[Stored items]
________________________________________

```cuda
int dinotrk_infer(const dinotrk_features* feat, const dinotrk_geom* g,
                  const dinotrk_head_weights* hw, const float* query_points, int N, float anchor_th, float cos_th,
                  int frame_batch, int start_phase, int stop_after, int chunk_maps, float* traj, float* cos_sims,
                  float* anchors,
                  uint8_t* occ, void* workspace, size_t workspace_bytes, void* stream) {
  DTK_CHECK_ARG(feat && feat->tpc && feat->norms && g && hw && query_points && traj, "infer: null pointer");
  const float* tpc = feat->tpc;
  const int T = feat->T, C = feat->C;
  DTK_CHECK_ARG(T > 0 && C > 0 && C % 4 == 0 && N >= 0, "infer: bad sizes");
  DTK_CHECK_ARG((feat->hi == nullptr) == (feat->lo == nullptr), "infer: hi and lo must be given together");
  const FeatView fv = make_view(*feat, *g);
  DTK_CHECK_ARG(start_phase >= 0 && start_phase <= stop_after && stop_after <= 3,
                "infer: need 0 <= start_phase <= stop_after <= 3");
  DTK_CHECK_ARG((stop_after < 1 || cos_sims) && (stop_after < 2 || anchors) && (stop_after < 3 || occ),
                "infer: missing output buffer for the requested phases");
  DTK_CHECK_ARG(workspace && workspace_bytes >= dinotrk_infer_workspace_bytes(T, C, g, N, chunk_maps),
                "infer: workspace too small (%zu < %zu)", workspace_bytes,
                dinotrk_infer_workspace_bytes(T, C, g, N, chunk_maps));
  if (N == 0) return DINOTRK_OK;
  cudaStream_t st = (cudaStream_t)stream;
  const int P = g->h * g->w, ms = dinotrk_map_stride(g);
  const int ch = infer_chunk_eff(chunk_maps, T);
  const int fb = frame_batch > 0 ? (frame_batch < T ? frame_batch : T) : T;
  const int gcap = T + 2;
  const PointAffine pa = make_point_affine(*g);

  Arena ar(workspace, workspace_bytes);
  float* descA = ar.take<float>((size_t)N * C);
  float* normA = ar.take<float>(N);
  struct ChunkBufs {
    float* maps; float* desc; float* norm; int* plan; float* split; int* hscratch; unsigned long long* tkeys;
  } cb[2];
  int* out_index_ring[4];
  for (int k = 0; k < 2; ++k) {
    cb[k].maps = ar.take<float>((size_t)ch * ms);
    cb[k].desc = ar.take<float>((size_t)ch * C);
    cb[k].norm = ar.take<float>(ch);
    cb[k].plan = ar.take<int>(gcap + 1);
    cb[k].split = ar.take<float>(corr_tc_workspace_bytes(ch > N ? ch : N, C) / 4);
    cb[k].hscratch = ar.take<int>(ch + 1);
    cb[k].tkeys = ar.take<unsigned long long>((size_t)ch * cdiv(P, CORR_TILE));
  }
  for (int k = 0; k < 4; ++k) out_index_ring[k] = ar.take<int>(ch);
  const size_t max_chunks = infer_max_chunks(T, N, (size_t)ch);
  int* d_groups = ar.take<int>(max_chunks * 5 * gcap);
  int* d_cnt = ar.take<int>(T);
  int* d_qlist = ar.take<int>((size_t)T * N);
  struct XwSet { float* norm; float* split; int* out_index; XwChunk xc; } xr[XW_RING];
  const int n_tiles_map = cdiv(P, XW_TILE);
  __half* u_hi = ar.take<__half>((size_t)N * T * C);
  __half* u_lo = ar.take<__half>((size_t)N * T * C);
  float* u_norm = ar.take<float>((size_t)N * T);
  int* u_flag = ar.take<int>((size_t)N * T);
  float* d_rnorms = ar.take<float>((size_t)T * P);
  unsigned* d_minnorm = ar.take<unsigned>(4);
  for (int k = 0; k < XW_RING; ++k) {
    xr[k].norm = ar.take<float>(ch);
    xr[k].split = ar.take<float>(corr_tc_workspace_bytes(ch, C) / 4);
    xr[k].out_index = ar.take<int>(ch);
    XwChunk& x = xr[k].xc;
    x.key1 = ar.take<unsigned long long>((size_t)ch * n_tiles_map);
    x.max2 = ar.take<float>((size_t)ch * n_tiles_map);
    x.cand = ar.take<int>((size_t)ch * XW_MAX_CAND);
    x.stat = ar.take<int>(ch);
    x.pinfo = ar.take<int>(ch);
    x.cell_of = ar.take<int>(ch);
    x.slow_list = ar.take<int>(ch);
    x.box_org = ar.take<int2>((size_t)ch + 2);
    x.xbox = ar.take<float>((size_t)ch * XW_COLS);
    x.win = ar.take<float>((size_t)ch * 256);
    x.hin = ar.take<int2>(ch);
    x.slow_cnt = ar.take<int>(gcap + 2);
  }
  const int cell_nb = (T + XW_MAX_CELL - 1) / XW_MAX_CELL;
  int* d_cells = ar.take<int>((size_t)N * T * cell_nb * 4 + 16);
  int* d_tiles = ar.take<int>(max_chunks * (gcap + 1));
  const int sg_cap = (int)std::min<size_t>(max_chunks * (size_t)gcap, 16384);
  int* d_cgrp = ar.take<int>((size_t)4 * sg_cap);
  int* d_splan = ar.take<int>((size_t)sg_cap + 1);
  int* d_cntA = ar.take<int>(64);
  DTK_CHECK_ARG(ar.ok(), "infer: workspace arena overflow");
  const bool tensor = fv.tensor();

  std::vector<ChunkMeta> metas;
  std::vector<int> plan_host;
  auto upload_plan = [&]() -> int {
    DTK_CHECK_ARG(metas.size() <= max_chunks, "infer: chunk plan exceeds its bound (%zu > %zu)", metas.size(), max_chunks);
    if (!plan_host.empty())
      DTK_CUDA(cudaMemcpyAsync(d_groups, plan_host.data(), plan_host.size() * sizeof(int), cudaMemcpyHostToDevice, st));
    return DINOTRK_OK;
  };
  struct Grp { const int *f, *r, *m, *map0, *item; };
  auto grp_of = [&](size_t k) {
    const int* b = d_groups + k * 5 * gcap;
    return Grp{b, b + gcap, b + 2 * gcap, b + 3 * gcap, b + 4 * gcap};
  };

  int n_chunks_A = 0;
  long long maps_A = 0;
  if (start_phase <= 0) {
    NvtxRange nv("dinotrk.infer.A.trajectories");
    {
      ProfRange pr(PROF_SAMPLE, st);
      sample_query_kernel<<<N, SAMPLE_THREADS, 0, st>>>(tpc, T, C, P, g->h, g->w, pa, query_points, descA, normA);
      DTK_LAUNCHED();
    }
    if (tensor) {
      for (int k = 0; k < 2; ++k) {
        char* a_hi = reinterpret_cast<char*>(cb[k].split);
        int rc = launch_split_f16(descA, a_hi, a_hi + align_up((size_t)N * C * 2, 256), (size_t)N * C, st);
        if (rc) return rc;
      }
    }
    plan_chunks(0, T, N, nullptr, ch, gcap, metas, plan_host);
    int rc = upload_plan();
    if (rc) return rc;
    for (size_t k = 0; k < metas.size(); ++k) {
      const ChunkMeta& cm = metas[k];
      const ChunkBufs& b = cb[k & 1];
      const Grp gp = grp_of(k);
      {
        ProfRange pr(PROF_MISC, st);
        index_traj_kernel<<<cdiv(cm.used, 256), 256, 0, st>>>(gp.f, gp.r, gp.map0, cm.n_groups, cm.used, T, out_index_ring[k & 3], traj);
        DTK_LAUNCHED();
      }
      CorrAssist as;
      as.tkeys = tensor ? b.tkeys : nullptr; as.zero_word = b.hscratch; as.split_ready = tensor; as.no_thin = cm.no_thin;
      rc = launch_corr_maps(fv, descA, N, normA, gp.f, gp.r, gp.m, gp.map0, cm.n_groups, cm.used, cm.maxm, b.maps, ms, b.plan,
                            b.split, st, as);
      if (rc) return rc;
      rc = launch_head(b.maps, cm.used, ms, *g, *hw, out_index_ring[k & 3], traj, 3, 0, nullptr, b.hscratch, st, as.tkeys, true);
      if (rc) return rc;
      if (k < 16)
        DTK_CUDA(cudaMemcpyAsync(d_cntA + k, b.hscratch, sizeof(int), cudaMemcpyDeviceToDevice, st));
    }
    n_chunks_A = (int)std::min<size_t>(metas.size(), 16);
    maps_A = (long long)N * T;
  }
  if (stop_after < 1) return DINOTRK_OK;

  if (start_phase <= 1) {
    NvtxRange nv("dinotrk.infer.B.cos_sims");
    int rc = dinotrk_traj_cos_sims(tpc, T, C, g, traj, query_points, N, cos_sims, nullptr, 0, stream);
    if (rc) return rc;
  }
  if (stop_after < 2) return DINOTRK_OK;

  if (start_phase <= 2) {
    NvtxRange nv("dinotrk.infer.C.anchors");
    {
      ProfRange pr(PROF_ANCHOR_LIST, st);
      anchor_lists_kernel<<<T, 256, 0, st>>>(cos_sims, N, T, anchor_th, d_cnt, d_qlist);
      DTK_LAUNCHED();
    }
    std::vector<int> cnt(T);
    bool use_xw = tensor && g->radius <= 5 * g->stride && n_tiles_map <= 64;
    int pathsel = g_xw_path;
    if (pathsel < 0) { const char* e = getenv("DTK_XW"); if (e) pathsel = atoi(e) != 0 ? 1 : 0; }
    if (pathsel == 0) use_xw = false;
    XwAsync* xa = use_xw ? xw_async() : nullptr;
    if (!xa) use_xw = false;
    if (xa) {
      int rcn = launch_xw_rnorms(fv, d_rnorms, d_minnorm, st);
      if (rcn) return rcn;
      DTK_CUDA(cudaMemcpyAsync(xa->host_cnt + 2 * XW_RING + 16, d_minnorm, sizeof(unsigned), cudaMemcpyDeviceToHost, st));
    }
    if (xa && n_chunks_A > 0)
      DTK_CUDA(cudaMemcpyAsync(xa->host_cnt + 2 * XW_RING, d_cntA, (size_t)n_chunks_A * sizeof(int), cudaMemcpyDeviceToHost, st));
    DTK_CUDA(cudaMemcpyAsync(cnt.data(), d_cnt, (size_t)T * sizeof(int), cudaMemcpyDeviceToHost, st));
    DTK_CUDA(cudaStreamSynchronize(st));
    if (use_xw) {
      float mn;
      memcpy(&mn, xa->host_cnt + 2 * XW_RING + 16, sizeof(float));
      if (!(mn >= XW_MIN_NORM)) use_xw = false;
    }
    if (use_xw && pathsel < 0 && n_chunks_A > 0) {
      long long unc = 0;
      for (int k = 0; k < n_chunks_A; ++k) unc += xa->host_cnt[2 * XW_RING + k];
      if (unc * 4 > maps_A) use_xw = false;
    }
    long long maps_C = 0;
    for (int a = 0; a < T; ++a) maps_C += (long long)cnt[a] * T;
    g_infer_stats[0] = maps_C; g_infer_stats[1] = 0; g_infer_stats[2] = 0; g_infer_stats[3] = use_xw ? 1 : 0; g_infer_stats[4] = 0;
    size_t k0 = 0;
    bool planned = false;
    if (use_xw) {
      const bool probing = pathsel < 0;
      const int probe_cap = std::max(T, (XW_PROBE_MAPS / T) * T);
      plan_chunks(1, T, N, cnt.data(), ch, gcap, metas, plan_host, T, probing ? probe_cap : 0);
      int rc = upload_plan();
      if (rc) return rc;
      planned = true;
      CellPlan cp;
      plan_cells(T, gcap, metas, plan_host, cp);
      DTK_CHECK_ARG(cp.first.back() * 4 <= (size_t)N * T * cell_nb * 4 + 16, "infer: cell plan exceeds its bound");
      if (!cp.v.empty()) DTK_CUDA(cudaMemcpyAsync(d_cells, cp.v.data(), cp.v.size() * sizeof(int), cudaMemcpyHostToDevice, st));
      if (!cp.tiles.empty()) DTK_CUDA(cudaMemcpyAsync(d_tiles, cp.tiles.data(), cp.tiles.size() * sizeof(int), cudaMemcpyHostToDevice, st));
      InferAsync* ia = infer_async();
      const bool ovl = ia != nullptr && metas.size() > 1;
      cudaStream_t sb = ovl ? ia->aux2 : st;
      if (ovl) {
        DTK_CUDA(cudaEventRecord(ia->fork, st));
        DTK_CUDA(cudaStreamWaitEvent(sb, ia->fork, 0));
      }
      auto hi_of = [&](const XwSet& x, int rows) { (void)rows; return reinterpret_cast<char*>(x.split); };
      auto lo_of = [&](const XwSet& x, int rows) { return reinterpret_cast<char*>(x.split) + align_up((size_t)rows * C * 2, 256); };
      auto cells_of = [&](size_t k) {
        XwCells c;
        const int n = (int)(cp.first[k + 1] - cp.first[k]);
        const int* base = d_cells + 4 * cp.first[k];
        c.row0 = base; c.m = base + n; c.frame = base + 2 * n; c.group = base + 3 * n; c.n_cells = n; c.max_m = cp.max_m;
        return c;
      };
      auto enqueue_sample_x = [&](size_t k) -> int {
        const ChunkMeta& cm = metas[k];
        const XwSet& x = xr[k % XW_RING];
        const Grp gp = grp_of(k);
        if (ovl && k >= XW_RING) DTK_CUDA(cudaStreamWaitEvent(sb, xa->freed[k % XW_RING], 0));
        {
          ProfRange pr(PROF_SAMPLE, sb);
          gather_anchor_kernel<<<cm.used, SAMPLE_THREADS, 0, sb>>>(tpc, T, C, P, g->h, g->w, pa, traj, d_qlist, N, gp.f, gp.map0,
                                                                  gp.item, cm.n_groups, fb, u_hi, u_lo, u_norm, u_flag, x.norm,
                                                                  x.out_index, reinterpret_cast<__half*>(hi_of(x, cm.used)),
                                                                  reinterpret_cast<__half*>(lo_of(x, cm.used)));
          DTK_LAUNCHED();
        }
        if (ovl) DTK_CUDA(cudaEventRecord(xa->sample[k % XW_RING], sb));
        return DINOTRK_OK;
      };
      int q_rows = 0, q_groups = 0;
      auto flush = [&]() -> int {
        if (q_rows == 0) return DINOTRK_OK;
        const ChunkBufs& b = cb[0];
        CorrAssist as;
        as.tkeys = b.tkeys; as.zero_word = b.hscratch; as.split_ready = true; as.no_thin = true; as.all_wide = true; as.small_tiles = true;
        int rc2 = launch_corr_maps(fv, nullptr, ch, b.norm, d_cgrp, d_cgrp + sg_cap, d_cgrp + 2 * sg_cap, d_cgrp + 3 * sg_cap, q_groups,
                                   q_rows, q_rows, b.maps, ms, d_splan, b.split, st, as);
        if (rc2) return rc2;
        rc2 = launch_head(b.maps, q_rows, ms, *g, *hw, out_index_ring[0], anchors, 2, 0, nullptr, b.hscratch, st, b.tkeys, true);
        q_rows = q_groups = 0;
        return rc2;
      };
      auto finish = [&](size_t j) -> int {
        DTK_CUDA(cudaEventSynchronize(xa->done[j % XW_RING]));
        const int n_slow = xa->host_cnt[2 * (j % XW_RING)];
        g_infer_stats[4] += xa->host_cnt[2 * (j % XW_RING) + 1];
        const ChunkMeta& cm = metas[j];
        const XwSet& x = xr[j % XW_RING];
        const Grp gp = grp_of(j);
        DTK_CHECK_ARG(n_slow >= 0 && n_slow <= cm.used, "infer: corrupt full-map queue (%d of %d)", n_slow, cm.used);
        g_infer_stats[1] += cm.used - n_slow; g_infer_stats[2] += n_slow;
        if (n_slow > 0) {
          if (q_rows + n_slow > ch || q_groups + cm.n_groups > sg_cap) {
            int rc2 = flush();
            if (rc2) return rc2;
          }
          const ChunkBufs& b = cb[0];
          char* c_hi = reinterpret_cast<char*>(b.split);
          char* c_lo = c_hi + align_up((size_t)ch * C * 2, 256);
          int rc2 = launch_xw_compact(nullptr, hi_of(x, cm.used), lo_of(x, cm.used), x.norm, x.out_index, C, gp.f, gp.map0, cm.n_groups,
                                      n_slow, x.xc, nullptr, c_hi, c_lo, b.norm, out_index_ring[0], d_cgrp, sg_cap, st, q_rows, q_groups);
          if (rc2) return rc2;
          q_rows += n_slow; q_groups += cm.n_groups;
        }
        DTK_CUDA(cudaEventRecord(xa->freed[j % XW_RING], st));
        return DINOTRK_OK;
      };
      {
        ProfRange pr(PROF_SAMPLE, st);
        sample_unique_kernel<<<N * T, SAMPLE_THREADS, 0, st>>>(tpc, T, C, P, g->h, g->w, pa, traj, fb, u_hi, u_lo, u_norm, u_flag);
        DTK_LAUNCHED();
      }
      if (ovl) {
        DTK_CUDA(cudaEventRecord(ia->fork, st));
        DTK_CUDA(cudaStreamWaitEvent(sb, ia->fork, 0));
      }
      if (!metas.empty() && (rc = enqueue_sample_x(0))) return rc;
      size_t n_finished = 0, k_end = metas.size();
      for (size_t k = 0; k < metas.size(); ++k) {
        const ChunkMeta& cm = metas[k];
        const XwSet& x = xr[k % XW_RING];
        const Grp gp = grp_of(k);
        const XwCells cells = cells_of(k);
        if (ovl) DTK_CUDA(cudaStreamWaitEvent(st, xa->sample[k % XW_RING], 0));
        if ((rc = launch_xw_coarse(fv, hi_of(x, cm.used), cm.used, x.norm, gp.f, gp.r, gp.m, gp.map0, d_tiles + k * (gcap + 1),
                                   cm.n_groups, cm.used / TC2_BM_ROWS + cm.n_groups, x.xc, st, d_rnorms))) return rc;
        if ((rc = launch_xw_plan(cells, x.norm, cm.n_groups, *g, x.xc, st, cm.used))) return rc;
        if ((rc = launch_xw_gemm(fv, *g, hi_of(x, cm.used), lo_of(x, cm.used), cm.used, cells, x.xc, st))) return rc;
        if ((rc = launch_xw_head(fv, *g, *hw, cells, x.norm, gp.map0, cm.used, x.out_index, anchors, 2, 0, x.xc, st, cm.n_groups)))
          return rc;
        DTK_CUDA(cudaMemcpyAsync(xa->host_cnt + 2 * (k % XW_RING), x.xc.slow_cnt + cm.n_groups, 2 * sizeof(int), cudaMemcpyDeviceToHost, st));
        DTK_CUDA(cudaEventRecord(xa->done[k % XW_RING], st));
        if (k == 0 && probing && metas.size() > 1) {
          if ((rc = finish(0))) return rc;
          n_finished = 1;
          if (g_infer_stats[4] * 4 > (long long)cm.used) { k_end = 1; break; }
        }
        if (k + 1 < metas.size() && (rc = enqueue_sample_x(k + 1))) return rc;
        while (n_finished + 2 <= k)
          if ((rc = finish(n_finished++))) return rc;
      }
      while (n_finished < k_end)
        if ((rc = finish(n_finished++))) return rc;
      if ((rc = flush())) return rc;
      if (ovl) {
        DTK_CUDA(cudaEventRecord(ia->join, sb));
        DTK_CUDA(cudaStreamWaitEvent(st, ia->join, 0));
      }
      if (k_end == metas.size()) {
        if (stop_after < 3) return DINOTRK_OK;
        NvtxRange nvd("dinotrk.infer.D.occlusion");
        return dinotrk_occlusion(traj, cos_sims, anchors, N, T, anchor_th, cos_th, occ, stream);
      }
      k0 = k_end;
      g_infer_stats[3] = 0;
    }
    if (!planned) {
      plan_chunks(1, T, N, cnt.data(), ch, gcap, metas, plan_host);
      int rc0 = upload_plan();
      if (rc0) return rc0;
    }
    int rc = DINOTRK_OK;
    InferAsync* ia = infer_async();
    const bool ovl = ia != nullptr && metas.size() > k0 + 1;
    cudaStream_t sa = (ovl && ia->mode >= 2) ? ia->aux : st;
    cudaStream_t sb = ovl ? ia->aux2 : st;
    if (ovl) {
      DTK_CUDA(cudaEventRecord(ia->fork, st));
      DTK_CUDA(cudaStreamWaitEvent(sa, ia->fork, 0));
      DTK_CUDA(cudaStreamWaitEvent(sb, ia->fork, 0));
    }
    auto enqueue_sample = [&](size_t k) -> int {
      const ChunkMeta& cm = metas[k];
      const ChunkBufs& b = cb[k & 1];
      const Grp gp = grp_of(k);
      if (ovl && k >= k0 + 2) DTK_CUDA(cudaStreamWaitEvent(sb, ia->gemm[k & 1], 0));
      {
        ProfRange pr(PROF_SAMPLE, sb);
        __half* c_hi = tensor ? reinterpret_cast<__half*>(b.split) : nullptr;
        __half* c_lo = tensor ? reinterpret_cast<__half*>(reinterpret_cast<char*>(b.split) + align_up((size_t)cm.used * C * 2, 256))
                              : nullptr;
        sample_anchor_kernel<<<cm.used, SAMPLE_THREADS, 0, sb>>>(tpc, T, C, P, g->h, g->w, pa, traj, d_qlist, N, gp.f, gp.map0,
                                                                gp.item, cm.n_groups, fb, b.desc, b.norm, out_index_ring[k & 3], c_hi, c_lo);
        DTK_LAUNCHED();
      }
      if (ovl) DTK_CUDA(cudaEventRecord(ia->sample[k & 1], sb));
      return DINOTRK_OK;
    };
    auto head_full = [&](size_t j) -> int {
      const ChunkBufs& b = cb[j & 1];
      if (ovl) DTK_CUDA(cudaStreamWaitEvent(st, ia->head[j & 1], 0));
      return launch_head(b.maps, metas[j].used, ms, *g, *hw, out_index_ring[j & 3], anchors, 2, 0, nullptr, b.hscratch, st,
                         tensor ? b.tkeys : nullptr, true, 0, 2);
    };
    if (k0 < metas.size() && (rc = enqueue_sample(k0))) return rc;
    for (size_t k = k0; k < metas.size(); ++k) {
      const ChunkMeta& cm = metas[k];
      const ChunkBufs& b = cb[k & 1];
      const Grp gp = grp_of(k);
      if (ovl) DTK_CUDA(cudaStreamWaitEvent(st, ia->sample[k & 1], 0));
      if (k >= k0 + 2 && (rc = head_full(k - 2))) return rc;
      CorrAssist as;
      as.tkeys = tensor ? b.tkeys : nullptr; as.zero_word = b.hscratch; as.split_ready = tensor; as.no_thin = cm.no_thin;
      rc = launch_corr_maps(fv, b.desc, cm.used, b.norm, gp.f, gp.r, gp.m, gp.map0, cm.n_groups, cm.used, cm.maxm, b.maps, ms,
                            b.plan, b.split, st, as);
      if (rc) return rc;
      if (ovl) DTK_CUDA(cudaEventRecord(ia->gemm[k & 1], st));
      if (k + 1 < metas.size() && (rc = enqueue_sample(k + 1))) return rc;
      if (ovl) DTK_CUDA(cudaStreamWaitEvent(sa, ia->gemm[k & 1], 0));
      rc = launch_head(b.maps, cm.used, ms, *g, *hw, out_index_ring[k & 3], anchors, 2, 0, nullptr, b.hscratch, sa, as.tkeys, true,
                       (ovl && ia->mode >= 2) ? ia->head_ctas_per_sm : 0, 1);
      if (rc) return rc;
      if (ovl) DTK_CUDA(cudaEventRecord(ia->head[k & 1], sa));
    }
    for (size_t j = std::max(k0, metas.size() >= 2 ? metas.size() - 2 : 0); j < metas.size(); ++j)
      if ((rc = head_full(j))) return rc;
    if (ovl) {
      DTK_CUDA(cudaEventRecord(ia->join, sa));
      DTK_CUDA(cudaStreamWaitEvent(st, ia->join, 0));
    }
  }
  if (stop_after < 3) return DINOTRK_OK;

  NvtxRange nvd("dinotrk.infer.D.occlusion");
  return dinotrk_occlusion(traj, cos_sims, anchors, N, T, anchor_th, cos_th, occ, stream);
}

}
```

________________________________________

What you should do: Reply with a lone number, the count of lines in the data that include the string "bound".

Result of the exercise: 2